The current shipped desktop does not provide built-in image-generation defaults for:

  • anthropic_direct
  • ollama_direct
  • minimax_direct

Model string format

Use provider-prefixed model ids when you want to be explicit:

  • openai/gpt-5.4
  • anthropic/claude-sonnet-4-6
  • openrouter/deepseek/deepseek-chat-v3-0324

The runtime also treats unprefixed claude... model ids as Anthropic models. If a model id is unprefixed and does not start with claude, the runtime first tries the configured default provider.
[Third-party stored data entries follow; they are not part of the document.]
struct reo_ctx {
    int device = 0;
    hipStream_t stream = nullptr;
    uint64_t seed = 0;
    int rank = 0, world = 1;
    reo_allreduce_fn ar = nullptr;
    void *ar_user = nullptr;
    reo_allgather_fn ag = nullptr;
    void *ag_user = nullptr;

    int64_t G = 0, S = 0, ld = 0;
    int dtype = 0;
    const void *dX = nullptr;
    reo::DevBuf<unsigned char> dX_owned;
    std::vector<int32_t> group_id;
    int ngroups = 0;
    std::vector<int32_t> thr;
    bool thr_set = false;

    int Gp = 0, Wp = 0;
    std::vector<int32_t> goff;
    std::vector<int32_t> goff32;
    reo::DevBuf<uint4> pos;
    reo::DevBuf<uint4> lo;
    reo::DevBuf<uint4> hi;
    reo::DevBuf<uint16_t> t_pos16, t_lo16, t_hi16;
    reo::DevBuf<uint32_t> t_pos32, t_lo32, t_hi32;
    reo::DevBuf<uint32_t> t_vin32, t_vout32;
    reo::DevBuf<int32_t> goff_dev;
    reo::DevBuf<uint64_t> t_kin, t_kout;
    reo::DevBuf<uint16_t> t_vin, t_vout;
    reo::DevBuf<unsigned char> t_temp;
    reo::DevBuf<int32_t> t_order, t_flags, t_slots;
    reo::DevBuf<uint32_t> unit_map;
    std::vector<uint32_t> unit_map_host;
    std::vector<int32_t> t_order_host, t_slots_host, goff_blocks_host;
    const int32_t *t_meta_ptr[3] = {nullptr, nullptr, nullptr};
    int32_t *host_flags = nullptr;
    hipEvent_t ev_flags = nullptr;
    bool table_prezeroed = false;
    const uint32_t *unit_map_uploaded = nullptr;
    size_t k1_items_n = 0;
    bool transformed = false;
    int eager_mode = 2;
    int eager_chunk = 0;
    int eager_gate = 1;
    hipStream_t up = nullptr, rk = nullptr;
    hipEvent_t ev_up[8] = {nullptr};
    hipEvent_t ev_rk[4] = {nullptr, nullptr, nullptr, nullptr};
    reo::DevBuf<int32_t> e_lists;
    int upload_threads = 12;
    unsigned char *stage_h[3] = {nullptr, nullptr, nullptr};
    size_t stage_cap = 0;
    reo::DevBuf<unsigned char> stage_d[3];
    hipEvent_t ev_stage[3] = {nullptr, nullptr, nullptr}, ev_widen[3] = {nullptr, nullptr, nullptr};
    int64_t narrowed_bytes = 0;
    int rowmajor_upload = 0;
    int csc_upload = 0;
    int64_t csc_nnz = 0;
    reo::DevBuf<int64_t> csc_colptr;
    int csc_device = 0;
    bool eager_k1 = false;
    int has_ties = 0;
    int transform_in_lds = 0;

    reo::DevBuf<uint32_t> table;
    int built_k = -1;
    int built_treat = -1;
    bool table_complete = false;
    void *comm = nullptr;
    int spin_wait = 0;
    int check_hook_table = 1;
    bool comm_dead = false;
    bool in_multi = false;
    bool multi_one_device = false;
    std::vector<reo_ctx *> peers;
    reo::DevBuf<uint16_t> gcounts;
    bool gc_valid = false;
    int k1_wave = 1;
    int k1_order = 0;
    int k1_half = 1;
    int k1_slots = 1;
    int last_k1_slots = 0;
    int k1_unslot = -1;
    int k1_slot_sides = 0;
    int last_k1_slot_sides = 0;
    int last_k1_unslot = 0;
    int k1_unslot_attr = 0;
    const uint32_t *k1_slot_items = nullptr;
    size_t k1_slot_items_n = 0;
    int k1_slot_gp = 0;
    reo::DevBuf<uint32_t> k1_slot_part;
    reo::DevBuf<uint32_t> k1_slot_maps;
    reo::DevBuf<uint4> pos_s, lo_s;
    int k1_slot_slice = 1;
    int last_k1_slot_slice = 0;
    bool planes_ready = false;
    int planes_on_demand = 0;
    int k1_queue = 1;
    int k1_workers = 0;
    reo::DevBuf<uint32_t> k1_queue_ctr;
    int n_cus = 256;
    int share_counts = 1;
    int last_k1_shared = 0;
    int64_t tiles_owned = 0, tiles_total = 0;
    int k1_cj = 0, k1_q = 0;
    std::vector<uint32_t> units_all_host, units_all_dev;
    const uint32_t *units_all_uploaded = nullptr;
    reo::DevBuf<uint32_t> units_all, xsend, xrecv;
    int x_waves = 4;
    bool x_pipelined = false;
    hipStream_t k1s[2] = {nullptr, nullptr}, xs = nullptr;
    hipEvent_t ev_fork = nullptr, ev_k1[8] = {nullptr}, ev_k1_join[2] = {nullptr, nullptr}, ev_x = nullptr;
    struct ItemList { reo::DevBuf<uint32_t> buf; size_t n = 0; uint64_t key[5] = {0, 0, 0, 0, 0}; };
    ItemList k1_wave_items[8];
    reo::DevBuf<uint32_t> k1_park[2];
    reo::DevBuf<int32_t> k1_park_ge[2];
    int64_t eager_range_launches = 0;
    int eager_ranges = -1;
    reo::DevBuf<int32_t> check_flag;

    reo::DevBuf<uint32_t> refbits[2];
    reo::DevBuf<uint8_t> refbytes[2];
    int ref_slot = -1;
    const char *ref_gone = "reo_identify_degs has not run on this context";
    reo::DevBuf<int32_t> sc_slot2col;
    std::vector<int32_t> sc_slot2col_host;
    const int32_t *sc_slot2col_uploaded = nullptr;
    reo::DevBuf<double> st_lf;
    int64_t st_lf_G = -1;
    reo::DevBuf<uint8_t> vmask;
    bool vmask_set = false;
    int64_t vmask_G = 0, vmask_S = 0;
    reo::DevBuf<uint32_t> vwords;
    bool vwords_valid = false;
    reo::DevBuf<int32_t> mp_thr;
    std::vector<int32_t> mp_thr_host;
    int32_t mp_thr_n[2] = {-1, -1};
    double mp_thr_pval = -1.0;
    const int32_t *mp_thr_uploaded = nullptr;
    int built_masked = 0;
    int64_t perm_batch = 0;
    int64_t perm_kernel_us = 0;
    int64_t top_hist_us = 0;
    int64_t top_emit_us = 0;
    int64_t top_null_batch = 0;
    int64_t top_null_us = 0;
    int64_t top_loo_words_us = 0;
    int64_t top_loo_select_us = 0;
    int64_t top_partners_count_us = 0;
    int64_t top_partners_select_us = 0;
    reo::DevBuf<int32_t> raw;
    reo::DevBuf<uint32_t> delta_list;
    reo::DevBuf<int32_t> cont;
    reo::DevBuf<double> result;
    reo::DevBuf<double> sorted_d;
    reo::DevBuf<double> sorted_p;
    reo::DevBuf<uint32_t> rank_s, rank_a;
    reo::DevBuf<double> scal;
    reo::DevBuf<double> blockmin;
    reo::DevBuf<double> chunk_v;
    reo::DevBuf<uint16_t> chunk_i;
    reo::DevBuf<double> part;
    reo::DevBuf<reo::IterState> state;
    reo::DevBuf<int32_t> trace;
    reo::DevBuf<int32_t> modes;
    reo::DevBuf<double> cand;
    reo::DevBuf<unsigned> gridbar;
    reo::DevBuf<reo::LightState> lstate;
    reo::DevBuf<int32_t> clist;
    int light_band = 32;
    bool cycle_watch = true;
    reo::DevBuf<uint8_t> snap;
    int it_cycle_period = 0, it_cycle_at = 0, it_cycle_skipped = 0;
    int hist_below = 256;
    int xcc_local = 0;
    int light_window = 24, light_min_g = 4096;
    int light_mode = 1;
    reo::DevBuf<int32_t> olist;
    reo::DevBuf<int32_t> hist, mrank;
    double it_pval_deg = 1.0, it_padj_deg = 0.05;
    int it_n_iter = 0, it_n_conv = 0, it_a0 = 0, it_b0 = 0;
    int k2_idx = 0;
    int it_light_form = 1;
    bool it_no_light = false;
    reo::IterState *host_state = nullptr;
    bool state_mirror_wanted = true;
    bool debug_passes = false, debug_stamps = false, k1_stamps = false;
    bool state_mirror = false;
    uint8_t *host_ref = nullptr;
    size_t host_ref_cap = 0;

    bool profiling = false;
    double t_ms[REO_NTIMINGS] = {0};
    std::vector<std::pair<int, reo::StageTimer>> pending;
    std::vector<reo::StageTimer> pool;
    std::vector<size_t> open;
    std::vector<int32_t> k2_modes;
    size_t k2_seen = 0;
};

If no configured default provider applies, it falls back to openai/<model>.

runtime-config.json universal provider example

json
{
  "runtime": {
    "default_provider": "openai_direct",
    "default_model": "openai/gpt-5.4",
    "background_tasks": {
      "provider": "openai_direct",
      "model": "gpt-5.4"
    },
    "image_generation": {
      "provider": "openai_direct",
      "model": "gpt-image-1.5"
    },
    "recall_embeddings": {
      "provider": "openai_direct",
      "model": "text-embedding-3-small"
    }
  },
  "providers": {
    "openai_direct": {
      "kind": "openai_compatible",
      "base_url": "https://api.openai.com/v1",
      "api_key": "sk-your-openai-key"
    },
    "anthropic_direct": {
      "kind": "anthropic_native",
      "base_url": "https://api.anthropic.com",
      "api_key": "sk-ant-your-anthropic-key"
    },
    "openrouter_direct": {
      "kind": "openrouter",
      "base_url": "https://openrouter.ai/api/v1",
      "api_key": "sk-or-your-openrouter-key"
    },
    "gemini_direct": {
      "kind": "openai_compatible",
      "base_url": "https://generativelanguage.googleapis.com/v1beta/openai",
      "api_key": "AIza-your-gemini-api-key"
    },
    "ollama_direct": {
      "kind": "openai_compatible",
      "base_url": "http://localhost:11434/v1",
      "api_key": "ollama"
    }
  },
  "models": {
    "openai_direct/gpt-5.4": {
      "provider": "openai_direct",
      "model": "gpt-5.4"
    },
    "openai_direct/gpt-5.3-codex": {
      "provider": "openai_direct",
      "model": "gpt-5.3-codex"
    },
    "anthropic_direct/claude-sonnet-4-6": {
      "provider": "anthropic_direct",
      "model": "claude-sonnet-4-6"
    },
    "openrouter_direct/openai/gpt-5.4": {
      "provider": "openrouter_direct",
      "model": "openai/gpt-5.4"
    },
    "gemini_direct/gemini-2.5-flash": {
      "provider": "gemini_direct",
      "model": "gemini-2.5-flash"
    },
    "ollama_direct/llama3.1:8b": {
      "provider": "ollama_direct",
      "model": "llama3.1:8b"
    }
  }
}

Provider kind values supported by the runtime resolver:

  • holaboss_proxy
  • openai_compatible
  • anthropic_native
  • openrouter

Verify Ollama through the desktop UI

This is the simplest end-to-end check for the local ollama_direct path:

  1. Install and start Ollama on your machine.
  2. Pull a small local model:
bash
ollama pull llama3.1:8b
  1. Launch the desktop app.
  2. Open Settings -> Model Providers.
  3. Connect Ollama with:
    • base URL: http://localhost:11434/v1
    • API key: ollama
    • models: llama3.1:8b
  4. Open a workspace chat and select ollama_direct/llama3.1:8b.
  5. Send this prompt:
text
Reply with exactly: OK

Expected result:

  • the run starts with provider ollama_direct
  • the model resolves to llama3.1:8b
  • the assistant replies with OK

If the model does not show up or the request fails, verify Ollama directly first:

bash
curl http://localhost:11434/v1/chat/completions \
  -H 'Content-Type: application/json' \
  -H 'Authorization: Bearer ollama' \
  -d '{"model":"llama3.1:8b","messages":[{"role":"user","content":"Reply with exactly: OK"}],"temperature":0}'

Environment overrides

bash
export HOLABOSS_MODEL_PROXY_BASE_URL="https://your-proxy.example/api/v1/model-proxy"
export HOLABOSS_SANDBOX_AUTH_TOKEN="your-proxy-token"
export HOLABOSS_DEFAULT_MODEL="anthropic/claude-sonnet-4-6"

These environment variables override the file-based values above. sandbox_id is still the current field name in runtime-config.json.